Each log line produced by this monitor will have the following fields:

Log reference:

Field Meaning
timestamp The timestamp when the Scalyr Agent retrieved this Event.
monitor Always kubernetes_event_monitor.
event A JSON object holding the contents of the Event as documented by the Kubernetes API. The default parser extracts the contained key/value pairs and adds them as fields to this log line.
extra A JSON object holding additional information pertaining to the Event. The default parser extracts the contained key/value pairs and them as fields to this log line. More details are listed below about these fields.

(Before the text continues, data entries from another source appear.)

# ethz-asl/TULIP

Hardware: AMD Instinct MI355X
Metric: range-images/sec training (KITTI 16->64x1024, bs=8/GPU) (higher is better)
Workload: dtype bf16; 1 GPU; tulip_base 16x1024->64x1024 training step (fwd+L1+bwd+allreduce+AdamW), per-GPU batch 8, window 2x8, patch 1x4, DropPath 0.1, reference init seed 0; global_batch=8, parallelism=dp1, hip_graph=True

## Files before the change

### include/tulip_hip.h

```cpp
#ifndef TULIP_HIP_H_
#define TULIP_HIP_H_

#include <stdint.h>

#ifdef __cplusplus
extern "C" {
#endif

#ifndef __HIP_PLATFORM_AMD__
typedef struct ihipStream_t* hipStream_t;
#endif

#define TULIP_EPI_BF16 0
#define TULIP_EPI_GELU_DUAL 1
#define TULIP_EPI_GELU_BWD 2
#define TULIP_EPI_F32 3
#define TULIP_EPI_RESID_F32 4
#define TULIP_EPI_PIXSHUF2_F32 5
#define TULIP_EPI_SPLIT_F32 7
#define TULIP_EPI_UNSHUF2_BF16 8

#define TULIP_GEMM_ACCUMULATE 1
#define TULIP_GEMM_NO_TOUCH 0x100
#define TULIP_GEMM_CHECKED 0x200
// ... 169 lines not shown
                           const float* gscale_dev, float gscale, hipStream_t stream, int in_chans, int r);
int tulip_tail_bwd_dgrad_ln_r(const uint16_t* xn, const uint16_t* We, const float* be, const float* wd, const float* dpred,
                              float* dwd_partials, int B, int H, int W, int E, const float* target, const float* gscale_dev,
                              float gscale, const float* x, const float* mean, const float* rstd, const float* gamma,
                              float* dx, uint16_t* dx_bf16, const float* cast_rowscale, int cast_rows_per_sample,
                              float* ln_partials, hipStream_t stream, int in_chans, int r);
int tulip_tail_fwd_ln_r(const float* x, const float* gamma, const float* beta, float eps, uint16_t* xn, float* mean,
                        float* rstd, const uint16_t* We, const float* be, const float* wd, float* pred, const float* target,
                        float* loss_partials, int log_transform, int B, int H, int W, int E, hipStream_t stream,
                        int in_chans, int r);
int tulip_tail_wgrad_splits_r(int B, int H, int W, int E, int in_chans, int r);
int tulip_tail_wgrad_r(const uint16_t* xn, const uint16_t* We, const float* be, const float* wd, const float* dpred,
                       float* slabs_w, float* slabs_b, int B, int H, int W, int E, const float* target,
                       const float* gscale_dev, float gscale, hipStream_t stream, int in_chans, int r);


int tulip_expand_norm_fwd(const float* y, const float* gamma, const float* beta, uint16_t* out_bf16, int ld,
                          const float* dotw, float* pred, float* mean, float* rstd, int B, int H, int W, int P, int Cn,
                          float eps, hipStream_t stream);
int tulip_expand_norm_bwd(const uint16_t* dy_fine, int ld, const float* dpred, const float* dotw, const float* y,
                          const float* mean, const float* rstd, const float* gamma, const float* beta, uint16_t* dy_nat,
                          float* partials, int B, int H, int W, int P, int Cn, hipStream_t stream);
int tulip_expand_norm_fwd_c(const float* y, const float* gamma, const float* beta, uint16_t* out_bf16, int ld,
                            const float* dotw, float* pred, float* mean, float* rstd, int B, int H, int W, int P, int Cn,
                            float eps, hipStream_t stream, int in_chans);
int tulip_expand_norm_bwd_c(const uint16_t* dy_fine, int ld, const float* dpred, const float* dotw, const float* y,
                            const float* mean, const float* rstd, const float* gamma, const float* beta, uint16_t* dy_nat,
                            float* partials, int B, int H, int W, int P, int Cn, hipStream_t stream, int in_chans);
int tulip_expand_norm_bwd_partial_rows(int B, int H, int W, int P);

int tulip_l1_loss_fwd(const float* pred, const float* target, float* partials, float* losses, int64_t n,
                      int log_transform, hipStream_t stream);
int tulip_l1_loss_bwd(const float* pred, const float* target, const float* gscale_dev, float gscale, float* dpred,
                      int64_t n, hipStream_t stream);

int tulip_adamw(float* p, float* g, float* m, float* v, uint16_t* p_bf16, int64_t n, const float* hyper,
                const uint8_t* decay_mask64, int zero_grad, hipStream_t stream);
int tulip_adamw_blocks(float* p, float* g, float* m, float* v, uint16_t* p_bf16, const int32_t* blocks, int nblocks,
                       const float* hyper, const uint8_t* decay_mask64, int zero_grad, hipStream_t stream);
int tulip_adamw_s(float* p, float* g, float* m, float* v, uint16_t* p_bf16, int64_t n, const float* hyper,
                  const uint8_t* decay_mask64, const float* lr_scale64, int zero_grad, hipStream_t stream);
int tulip_adamw_blocks_s(float* p, float* g, float* m, float* v, uint16_t* p_bf16, const int32_t* blocks, int nblocks,
                         const float* hyper, const uint8_t* decay_mask64, const float* lr_scale64, int zero_grad,
                         hipStream_t stream);

int tulip_drop_path_scales(const float* keep, float* scale, float* u_out, int nslots, int B, uint64_t seed,
                           uint64_t* counter, hipStream_t stream);

int tulip_dropout_begin(uint64_t* counter, uint64_t* key_out, int advance, hipStream_t stream);
int tulip_dropout_mask(const uint64_t* key_ptr, uint64_t seed, int site, float p, int64_t n, float* out, hipStream_t stream);
int tulip_dropout_scale(void* x, int is_bf16, int rows, int cols, int ld, const uint64_t* key_ptr, uint64_t seed, int site,
                        float p, hipStream_t stream);
int tulip_dropout_resid_ln(const float* y, const float* aux, const float* rowscale, int rows_per_sample, float* out,
                           uint16_t* out_bf16, const float* gamma, const float* beta, uint16_t* xn, float* mean, float* rstd,
                           float eps, int rows, int C, const uint64_t* key_ptr, uint64_t seed, int site, float p,
                           hipStream_t stream);
int tulip_dropout_cast(const float* dx, uint16_t* y, int rows, int cols, const float* rowscale, int rows_per_sample,
                       const uint64_t* key_ptr, uint64_t seed, int site, float p, hipStream_t stream);
int tulip_window_attn_fwd_drop(const uint16_t* qkv, const float* bias_table, const int32_t* rel_index, uint16_t* out, int B,
                               int H, int W, int C, int nh, int wh, int ww, int sh, int sw, int masked,
                               const uint64_t* key_ptr, uint64_t seed, int site, float p, hipStream_t stream);
int tulip_window_attn_bwd_drop(const uint16_t* qkv, const uint16_t* dout, const float* bias_table, const int32_t* rel_index,
                               uint16_t* dqkv, float* dbias_partials, int B, int H, int W, int C, int nh, int wh, int ww,
                               int sh, int sw, int masked, const uint64_t* key_ptr, uint64_t seed, int site, float p,
                               hipStream_t stream);

int tulip_grad_norm(const float* g, int64_t n, double* partials, const float* scale_dev, float scale, float* out,
                    hipStream_t stream);

int tulip_range_prep(const void* raw, int raw_dtype, int64_t batch_stride, int64_t row_stride, int64_t col_stride,
                     int64_t base_offset, float* hi, float* lo, int B, int H, int W, int row_factor, int col_factor,
                     int row_phase, int col_phase, float scale, int gate, float min_range, float max_range,
                     int log_transform, int roll_shift, hipStream_t stream);


int tulip_mc_aggregate(const float* preds, int passes, int64_t n, float noise_threshold, float* out,
                       hipStream_t stream);

int tulip_eval_postprocess(const float* pred, const float* hi, const float* lo, float* pred_img, float* hi_img,
                           double* partials, float* mae_out, int H, int W, int h, int w, int log_transform,
                           float gate_min, float gate_max, float keep_close, hipStream_t stream);

int tulip_range_to_xyz(const float* img, const float* sin_h, const float* cos_h, const float* sin_v,
                       const float* cos_v, float max_range, int H, int W, float* xyz, hipStream_t stream);

int tulip_range_to_xyz_durlar(const float* img, const double* col_tables, const double* row_tables,
                              const int32_t* row_offset, float max_range, float origin_offset, double z_offset, int H,
                              int W, double* xyz, hipStream_t stream);

int tulip_voxel_metrics(const void* pcd_pred, int64_t n_pred, const void* pcd_gt, int64_t n_gt, int is_f64,
                        double grid_size, uint32_t* bitmap_pred, uint32_t* bitmap_gt, int64_t bitmap_words,
                        double* scratch, double* out, hipStream_t stream);

int tulip_chamfer_sq(const void* a, int64_t na, const void* b, int64_t nb, int is_f64, float* dist_a, float* dist_b,
                     double* scratch, double* out, hipStream_t stream);

int tulip_kitti_range_map(const float* points, int64_t n, int rows, int cols, float ang_start_y, float ang_res_y,
                          float ang_res_x, float max_range, float min_range, int32_t* winner, float* out,
                          hipStream_t stream);

typedef struct tulip_swin96_desc {
    const float* x_in; float* x1; float* x_out;
    void* xn1; void* qkv; void* attn_out; void* xn2; void* fc1_pre; void* fc1_act;
    float* mean1; float* rstd1; float* mean2; float* rstd2;
    const void* w_qkv; const void* w_proj; const void* w_fc1; const void* w_fc2;
    const float* b_qkv; const float* b_proj; const float* b_fc1; const float* b_fc2;
    const float* norm1_weight; const float* norm1_bias; const float* norm2_weight; const float* norm2_bias;
    const float* bias_table; const int32_t* rel_index; const float* drop_scale_attn; const float* drop_scale_mlp;
    int B; int H; int W; int shift_h; int shift_w; int masked; float eps;
} tulip_swin96_desc;
int tulip_swin96_block_fwd(const tulip_swin96_desc* d, hipStream_t stream);
int tulip_swin96_block_fwd_profiled(const tulip_swin96_desc* d, uint64_t* stamps, hipStream_t stream);
int tulip_swin96_pair_sync_bytes(int B, int H, int W);
int tulip_swin96_pair_fwd(const tulip_swin96_desc* d0, const tulip_swin96_desc* d1, void* sync, size_t sync_bytes,
                          hipStream_t stream);

typedef struct tulip_swin96_bwd_desc {
    float* dx; const float* x_in; const float* x1;
    const void* qkv; const void* fc1_pre;
    const float* mean1; const float* rstd1; const float* mean2; const float* rstd2;
    const void* w_qkv; const void* w_proj; const void* w_fc1; const void* w_fc2;
    const float* norm1_weight; const float* norm2_weight;
    const float* bias_table; const int32_t* rel_index; const float* drop_scale_attn; const float* drop_scale_mlp;
    void* d_out_mlp; void* d_fc1_pre; void* d_out_attn; void* d_qkv;
    void* dx_bf16; const float* dx_bf16_scale;
    float* norm1_partials; float* norm2_partials; float* bias_partials;
    int B; int H; int W; int shift_h; int shift_w; int masked;
    const float* b_qkv; const float* b_fc1; const float* norm1_bias; const float* norm2_bias;
} tulip_swin96_bwd_desc;
int tulip_swin96_bwd_partial_rows(int B, int H, int W);
int tulip_swin96_block_bwd(const tulip_swin96_bwd_desc* d, hipStream_t stream);
int tulip_swin96_block_bwd_profiled(const tulip_swin96_bwd_desc* d, uint64_t* stamps, hipStream_t stream);

#define TULIP_PACK_MAX 64
typedef struct tulip_pack_item { const void* src; void* dst; int rows; int cols; int transpose; } tulip_pack_item;
int tulip_swinw_supported(int C, int H, int W);
int tulip_swinw_block_fwd(const tulip_swin96_desc* d, int C, void* out_bf16, hipStream_t stream);
int tulip_swinw_block_fwd_profiled(const tulip_swin96_desc* d, int C, void* out_bf16, uint64_t* stamps,
                                   hipStream_t stream);
int tulip_swinw_split_bytes(int C, int B, int H, int W);
int tulip_swinw_block_fwd_split(const tulip_swin96_desc* d, int C, void* out_bf16, void* exchange, size_t exchange_bytes,
                                uint64_t* stamps, hipStream_t stream);
int tulip_swinw_bwd_partial_rows(int C, int B, int H, int W);
int tulip_swinw_block_bwd(const tulip_swin96_bwd_desc* d, int C, hipStream_t stream);
int tulip_swinw_block_bwd_split(const tulip_swin96_bwd_desc* d, int C, void* exchange, size_t exchange_bytes, hipStream_t stream);
int tulip_pack_bf16_multi(const tulip_pack_item* items, int n, hipStream_t stream);

int tulip_swind_supported(int C, int H, int W, int wh, int ww);
int tulip_swind_groups(int C, int B, int H, int W, int wh, int ww);
int tulip_swind_block_fwd(const tulip_swin96_desc* d, int C, int wh, int ww, void* out_bf16, int phases, uint64_t* stamps,
                          hipStream_t stream);
int tulip_swind_block_bwd(const tulip_swin96_bwd_desc* d, int C, int wh, int ww, float* d_norm_out, int phases, uint64_t* stamps,
                          hipStream_t stream);


typedef struct tulip_merge_fwd_desc {
    const float* x; const float* gamma; const float* beta;
    const void* w_packed;
    void* xm; float* mean; float* rstd; float* y;
    void* y_bf16; int ld_bf16;
    int B, H, W, Cin; float eps;
} tulip_merge_fwd_desc;
int tulip_merge_fwd_supported(int Cin, int B, int H, int W);
int tulip_merge_fwd(const tulip_merge_fwd_desc* d, hipStream_t stream);

typedef struct tulip_merge_bwd_desc {
    const float* dx_in; const void* dy_skip; const void* w_skip_t_packed;
    void* dyb;
    const void* w_red_t_packed;
    const float* x_prev; const float* mean; const float* rstd; const float* gamma;
    float* dx_prev; float* param_partials;
    void* dx_bf16; const float* cast_rowscale; int cast_rows_per_sample;
    int B, H, W, Cp;
} tulip_merge_bwd_desc;
int tulip_merge_bwd_supported(int Cp, int B, int H, int W);
int tulip_merge_bwd_partial_rows(int Cp, int B, int H, int W);
int tulip_merge_bwd(const tulip_merge_bwd_desc* d, hipStream_t stream);

typedef struct tulip_unmerge_skip_desc {
    const void* x_bf16;
    const void* w_expand_packed; const float* b_expand;
    void* cat;
    const void* w_skip_packed; const float* b_skip;
    float* out;
    int B, H, W, C;
} tulip_unmerge_skip_desc;
int tulip_unmerge_skip_supported(int C, int B, int H, int W);
int tulip_unmerge_skip_fwd(const tulip_unmerge_skip_desc* d, hipStream_t stream);

typedef struct tulip_skip_unmerge_bwd_desc {
    const void* dy_skip; const void* w_skip_t_packed;
    void* dz;
    const void* w_expand_t_packed;
    float* dx; void* dx_bf16; const float* cast_rowscale; int cast_rows_per_sample;
    int B, H, W, C;
} tulip_skip_unmerge_bwd_desc;
int tulip_skip_unmerge_bwd(const tulip_skip_unmerge_bwd_desc* d, hipStream_t stream);
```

The fields extracted from extra are:

Field Meaning
k8s-cluster The name of the K8s cluster that produced this Event.
pod_name The name of the Pod that is referenced by this Event (if it is a Pod Event).
pod_namespace The namespace of the Pod that is referenced by this Event (if it is a Pod Event).
k8s-controller The name of the top-level controller for this Pod (if it is a Pod Event). K8s cluster that produced this Event.
k8s-kind The kind of the top-level controller, such as Deployment, DaemonSet, for this Pod (if it is a Pod Event).

Configuration Reference

The following configuration options are available:

Option Usage
module Always scalyr_agent.builtin_monitors.kubernetes_events_monitor
max_log_size Optional (defaults to None). How large the log file will grow before it is rotated. If None, then the default value will be taken from the monitor level or the global level log_rotation_max_bytes config option. Set to zero for infinite size. Note that rotation is not visible in Scalyr; it is only relevant for managing disk space on the host running the agent. However, a very small limit could cause logs to be dropped if there is a temporary network outage and the log overflows before it can be sent to Scalyr
max_log_rotations Optional (defaults to None). The maximum number of log rotations before older log files are deleted. If None, then the value is taken from the monitor level or the global level log_rotation_backup_count option. Set to zero for infinite rotations.
log_flush_delay Optional (defaults to 1.0). The time to wait in seconds between flushing the log file containing the kubernetes event messages.
message_log Optional (defaults to kubernetes_events.log). Specifies the file name under which event messages are stored. The file will be placed in the default Scalyr log directory, unless it is an absolute path
event_object_filter Optional (defaults to [ 'CronJob', 'DaemonSet', 'Deployment', 'Job', 'Node', 'Pod', 'ReplicaSet', 'ReplicationController', 'StatefulSet' ] ). A list of event object types to filter on. If set, only events whose `involvedObject` `kind` is on this list will be included.
leader_check_interval Optional (defaults to 60). The number of seconds to wait between checks to see if we are still the leader.
leader_node Optional (defaults to None). Force the `leader` to be the scalyr-agent that runs on this node.
check_labels Optional (defaults to False). If true, then the monitor will check for any nodes with the label `agent.config.scalyr.com/events_leader_candidate=true` and the node with this label set and that has the oldestcreation time will be the event monitor leader.
ignore_master Optional (defaults to True). If true, then the monitor will ignore any nodes with the label `node-role.kubernetes.io/master` when determining which node is the event monitor leader.